Patents as Technical Literature

Other researchers could immediately build on the mechanistic details without having to waste time and resources figuring them out themselves.2 86 Thus, this proposal is consistent with the stated policy goals of the patent system and could bridge the disconnect between patent law and scientific norms. The scientific community evaluates the quality of research, experimental results, and accompanying interpretation through a legitimization process known as peer review. explains that, in light of the strong norm in science that "scientific knowledge is ultimately a common resource" in the public domain, "the assertion of property rights over inventions is often viewed as immoral.").

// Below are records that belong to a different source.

template <int KVF32, int ONE = 0, int FUSE = 0, int PG = 0>
__global__ __launch_bounds__((FUSE ? 2 : 1) * kAttnWaves * 64) void k_attn(AttnP p) {
  static_assert(!FUSE || (FUSE == 1 && ONE == 1) || (FUSE == 2 && ONE == 2), "fused o_proj: one row (per-head partials for gate_up) or 2..8 rows (last-arriver head sum)");
  constexpr int LPT = KVF32 ? 16 : 8;
  constexpr int DPL = kHeadDim / LPT;
  constexpr int TPW = 64 / LPT;
  constexpr int NGRP = kAttnWaves * TPW;
  constexpr int UNR = 4;
  constexpr float NEG = -1e30f;
  constexpr float LOG2E = 1.4426950408889634f;
  __shared__ float wmax[kAttnWaves];
  __shared__ __attribute__((aligned(16))) float so[kAttnWaves][TPW][kHeadDim];
  __shared__ float sl[kAttnWaves][TPW];
  __shared__ float pw[kAttnWaves][kHeadDim], pl[kAttnWaves];
  __shared__ __attribute__((aligned(16))) unsigned char xsl[FUSE == 1 ? kAttnWaves * 2 * 3 * 4 * 16 : FUSE ? 2 * 3 * 4 * 16 : 16];
  __shared__ unsigned int s_last;
  const int tid = threadIdx.x, lane = tid & 63, wave = tid >> 6;
  if constexpr (ONE == 1) {
    if constexpr (FUSE) asm volatile("" ::"s"(p.q), "s"(p.work_blocks), "s"(p.Wo), "s"(gridDim.x));
    else asm volatile("" ::"s"(p.q), "s"(p.work_blocks), "s"(gridDim.x));
  }
  if ((int)blockIdx.x >= p.work_blocks) {
    pf_run(p.pf, (int)blockIdx.x - p.work_blocks, (int)gridDim.x - p.work_blocks, tid, (FUSE ? 2 : 1) * kAttnWaves * 64);
    return;
  }
  unsigned fbid = blockIdx.x;
  if constexpr (FUSE == 2) {
    const unsigned total = (unsigned)p.work_blocks, xcd = fbid & 7u, slot = fbid >> 3, q8 = total >> 3, r8 = total & 7u;
    fbid = xcd * q8 + (xcd < r8 ? xcd : r8) + slot;
  }
  const int f_head = FUSE ? (int)(fbid % (unsigned)p.n_heads) : 0, f_q = FUSE ? (int)(fbid / (unsigned)p.n_heads) % kFuseQB : 0,
            f_row = FUSE == 2 ? (int)(fbid / (unsigned)(p.n_heads * kFuseQB)) : 0;
  if constexpr (FUSE) {
    if (wave >= kAttnWaves) {
      const int fq = f_q, fper = p.NTo / kFuseQB, fh = f_head;
      const int ow = wave - kAttnWaves, KTo = 2 * p.n_heads;
// ... 41 lines not shown
          }
        }
      }
      if constexpr (FUSE != 2) return;
      else asm volatile("s_waitcnt vmcnt(0)" ::: "memory");
    }
  }
  if (!FUSE || wave < kAttnWaves) {
  unsigned bid = blockIdx.x;
  if (ONE != 1) {
    const unsigned total = (unsigned)p.work_blocks, xcd = bid & 7u, slot = bid >> 3, q8 = total >> 3, r8 = total & 7u;
    bid = xcd * q8 + (xcd < r8 ? xcd : r8) + slot;
  }
  const int head = FUSE == 2 ? f_head : ONE == 1 ? (FUSE ? (int)bid % p.n_heads : (int)bid) : ONE == 2 ? (int)bid % p.n_heads : (int)(bid / p.nseg) % p.n_heads,
            m = FUSE == 2 ? f_row : ONE == 1 ? 0 : ONE == 2 ? (int)bid / p.n_heads : (int)bid / (p.nseg * p.n_heads),
            seg = ONE ? 0 : (int)bid % p.nseg;
  const int tl = lane / LPT, dl = lane % LPT;
  const int grp = wave * TPW + tl;
  const RowDesc rd = p.rows[m];
  const int kvh = head / p.group;
  const bool sir = ONE || p.slot_is_row;
  const int slot = sir ? m : rd.slot;
  const size_t rowbase = ((size_t)slot * p.n_kv + kvh) * p.max_pos;
  const int ctx_all = rd.pos + 1;
  int ctx = ctx_all < (seg + 1) * kAttnSeg ? ctx_all : (seg + 1) * kAttnSeg;
  if (!ONE && seg * kAttnSeg >= ctx_all) return;

  float qraw[DPL];
  {
    const float* qp = p.q + (size_t)m * p.q_dim + head * kHeadDim + dl * DPL;
#pragma unroll
    for (int i = 0; i < DPL; ++i) qraw[i] = qp[i];
  }
  float m_run = NEG, lrun = 0.f, o[DPL];
#pragma unroll
  for (int i = 0; i < DPL; ++i) o[i] = 0.f;

  int c0 = seg * kAttnSeg;
  do {
    uint4 kr[UNR], vr[UNR];
#pragma unroll
    for (int u = 0; u < UNR; ++u) {
      const int t = c0 + u * NGRP + grp;
      const int tc = sir ? (t < p.max_pos ? t : p.max_pos - 1) : (t < ctx ? t : ctx - 1);
      const size_t off = ((ONE && !PG) ? rowbase + tc : kv_row(p.km, slot, kvh, p.n_kv, p.max_pos, tc)) * kHeadDim + dl * DPL;
      if (KVF32) {
        kr[u] = *(const uint4*)((const float*)p.kcache + off);
        vr[u] = *(const uint4*)((const float*)p.vcache + off);
      } else {
        kr[u] = *(const uint4*)((const uint16_t*)p.kcache + off);
        vr[u] = *(const uint4*)((const uint16_t*)p.vcache + off);
      }
    }
    if (ONE) {
      int pr = rd.pos;
      asm volatile("" : "+v"(pr));
      ctx = pr + 1 < kAttnSeg ? pr + 1 : kAttnSeg;
    }
    float qv[DPL];
#pragma unroll
    for (int i = 0; i < DPL; ++i) {
      float t = qraw[i];
      asm volatile("" : "+v"(t));
      qv[i] = t * 0.125f;
    }
    float sc[UNR];
    float lmax = NEG;
#pragma unroll
    for (int u = 0; u < UNR; ++u) {
      const uint32_t ku[4] = {kr[u].x, kr[u].y, kr[u].z, kr[u].w};
      float d = 0.f;
      if (KVF32) {
#pragma unroll
        for (int i = 0; i < 4; ++i) d += qv[i % DPL] * __uint_as_float(ku[i]);
      } else {
#pragma unroll
        for (int i = 0; i < 4; ++i) {
          d += qv[(2 * i) % DPL] * __uint_as_float(ku[i] << 16);
          d += qv[(2 * i + 1) % DPL] * __uint_as_float(ku[i] & 0xffff0000u);
        }
      }
      d = KVF32 ? smi_sum16(d) : smi_sum8(d);
      sc[u] = (c0 + u * NGRP + grp < ctx) ? d : NEG;
      lmax = fmaxf(lmax, sc[u]);
    }
    lmax = fmaxf(lmax, smi_dpp<0x128>(lmax));
    const float wm = fmaxf(fmaxf(smi_readlane(lmax, 0), smi_readlane(lmax, 16)), fmaxf(smi_readlane(lmax, 32), smi_readlane(lmax, 48)));
    const float mn = fmaxf(m_run, wm);
    const float a = exp2f((m_run - mn) * LOG2E);
    lrun *= a;
#pragma unroll
    for (int i = 0; i < DPL; ++i) o[i] *= a;
#pragma unroll
    for (int u = 0; u < UNR; ++u) {
      const float e = sc[u] > 0.5f * NEG ? exp2f((sc[u] - mn) * LOG2E) : 0.f;
      const uint32_t vu[4] = {vr[u].x, vr[u].y, vr[u].z, vr[u].w};
      lrun += e;
      if (KVF32) {
#pragma unroll
        for (int i = 0; i < 4; ++i) o[i % DPL] += e * __uint_as_float(vu[i]);
      } else {
#pragma unroll
        for (int i = 0; i < 4; ++i) {
          o[(2 * i) % DPL] += e * __uint_as_float(vu[i] << 16);
          o[(2 * i + 1) % DPL] += e * __uint_as_float(vu[i] & 0xffff0000u);
        }
      }
    }
    m_run = mn;
    c0 += NGRP * UNR;
  } while (c0 < ctx);
#pragma unroll
  for (int i = 0; i < DPL; i += 4)
    *(float4*)&so[wave][tl][dl * DPL + i] = make_float4(o[i], o[i + 1], o[i + 2], o[i + 3]);
  if (dl == 0) sl[wave][tl] = lrun;
  asm volatile("s_waitcnt lgkmcnt(0)" ::: "memory");
  {
    float O = 0.f, Ls = 0.f;
#pragma unroll
    for (int g = 0; g < TPW; ++g) { O += so[wave][g][lane]; Ls += sl[wave][g]; }
    pw[wave][lane] = O;
    if (lane == 0) { pl[wave] = Ls; wmax[wave] = m_run; }
  }
  __syncthreads();
  if constexpr (FUSE == 1) return;
  if (tid < kHeadDim) {
    if (!ONE && p.nseg > 1) {
      float bm, O, Ls;
      attn_merge(wmax, pw, pl, tid, bm, O, Ls);
      float* pp = p.part + (((size_t)m * p.n_heads + head) * p.nseg + seg) * 66;
      pp[2 + tid] = O;
      if (tid == 0) { pp[0] = bm; pp[1] = Ls; }
      return;
    }
    uint32_t hi, mi, lo;
    attn_merge_split(wmax, pw, pl, tid, hi, mi, lo);
    if constexpr (FUSE) {
      attn_put_pieces(xsl, tid, hi, mi, lo);
    } else {
      const int Mx = ONE == 1 ? 1 : p.M;
      const size_t ob = xs_off(o_ktile(head, tid, p.n_heads), 0, (tid >> 3) & 3, m, Mx) + (tid & 7) * 2;
      const size_t pl2 = (size_t)4 * Mx * 16;
      *(uint16_t*)(p.xs_out + ob) = (uint16_t)hi;
      *(uint16_t*)(p.xs_out + ob + pl2) = (uint16_t)mi;
// ... 1007 lines not shown
  int pg_split_rows;
  int pg_forced;
  float *part_o, *h2;
  float4* dpart;
  int dc_min;
  int fuse_o;
  int fuse1_last;
  int fuse2_rows;
  unsigned int* fuse_cnt;
  RowDesc* rows;
  RowDesc* plan;
  PfTile* pf_tiles;
  size_t pf_tiles_cap;
  int pf_ntiles;
  std::vector<PfTile> host_tiles;
  int attn_pf2;
  size_t plan_cap;
  float* pval; int* pidx; int lm_blocks, lm_cap;
  int64_t* hist; int32_t *count, *finished, *step;
  void *kcache, *vcache; size_t kv_layer_elems;
  int B; int started;
  int paged, pshift, ppslot;
  int32_t* ptab;
  std::vector<int32_t> hptab;
  std::vector<int32_t> free_pages;
  std::vector<int32_t> page_ref;
  int slot_pages[kMaxRows];
  int plen[kMaxRows];
  Ctl hctl; Ctl* ctl;
  int admit_seq;
  int session, identity_slots;
  std::vector<int> live_order;
  int attn_seg;
  float* apart; size_t apart_floats;
  int slot_busy[kMaxRows], slot_len[kMaxRows];
  int max_len, steps_launched;
  int do_sample, top_k; float temperature, top_p; unsigned long long seed;
  int slot_samp[kMaxRows];
  int slot_pen[kMaxRows];
  int slot_lp[kMaxRows];
  int slot_allow[kMaxRows];
  int lm_restrict;
  int* tlist;
  std::vector<int32_t> host_tlist;
  float* lp;
  float* lp_part; float2* lp_rowc;
  uint16_t* phist;
  int64_t* poll_dev; int64_t* poll_host;
  int32_t* pen_idx; size_t pen_idx_cap;
  std::vector<int32_t> host_pen_idx;
  float* logits; int* tok;
  float* cand_v; int* cand_i; unsigned int* cand_n;
  unsigned long long* stamps; int stamps_on;
  int max_steps;
  int tune[4];
  int graph_steps;
  int pf_inline;
  int pf_qkv_eighths;
  int prefetch_mask, prefetch_rows;
  int tune2;
  int pgemm_min_rows;
  int pg_min[4];
  int wd_parts;
  int exact;
  int gu1_lo;
  int gu1_rows;
  hipGraphExec_t graph; int graph_B, graph_seg, graph_ident, graph_samp, graph_pen, graph_lp, graph_allow;
  std::map<hipGraphExec_t, hipStream_t> graph_last;
  std::map<uint64_t, hipGraphExec_t> graph_cache;
  hipEvent_t ev0, ev1;
  std::vector<RowDesc> host_rows;
#ifdef SMI_DIAG
  EngState eng;
  int eng_on;
#endif
};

See Devlin, supra note 66, at 403 (explaining how the information disclosed in many patent documents is insufficient); Sherkow, supra note 121, at I]t seems clear that patents, especially for complex or statistically bound inventions, routinely disclose information that does not qualify for scientific publication); Mark A.

Reducing the Information Deficit

The inventor is generally a person of extraordinary skill315 who knows more about the invention and technical field than the examiner.3 1 6 Sometimes this leads to the inventor being strategic and not sharing more information than is absolutely necessary to the not meet patentability criteria.3 17 Such behavior compromises patent (examination) quality.318. Elucidation mechanism requires time and effort, which further places the invention on the R&D path generating knowledge along the way.3 1 9 The inclusion of mechanistic information in the patent application gives the examiner a more complete picture of the invention and the environment. Mark Lemley has argued that "the PTO issues many patents that would have been rejected if the examiner had perfect knowledge." Lemley, supra note 314, at 1500.

This not only allows the examiner to do a better job,3 20 but can also strengthen the inventor's case for patentability.

Aligning Patent Law with Scientific Norms

It opposes research efforts that are "too conservative, [and] perhaps even waste societal resources on overly safe technology that could be spent on other human endeavors or social needs."3 3 3. The broader point is that meaningful science is: difficult by its very nature.33 9 In the field of patent law, efforts to elucidate the mechanisms and information resulting from such efforts would go a long way to promoting technological progress.34 0. They tend to promote technological progress particularly well to advance because scientific principles that were apparently well understood and established are suddenly opened wide, allowing "science to advance in areas of understanding previously unimagined." ZIMAN, above note 296, at 217.

34; [U]ncertainty leads to choice, and choice favors attention, which paves the way for creativity." Becca Levy & Ellen Langer, Aging, in I ENCYCLOPEDIA OF CREATIVITY, supra note 332, at 45, 46.

Tensions

356 The Danish Patent and Trademark Office is aware of this problem and seeks to solve it.3 57 But there is another side to it. As previously discussed, critics have long argued that a major contributor to the patent quality problem is that examiners lack sufficient technical information to conduct a rigorous examination.35 Providing mechanistic activation would give the examiner a more complete picture of the invention and do much to address the information deficit. . 360 So I would argue that any additional burden required for the Patent Office to assess mechanistic activation would be small compared to the benefits that would result from it.

Discovery is often considered a key benefit of the patent system, giving the public access to knowledge that can stimulate ideas and promote technological progress.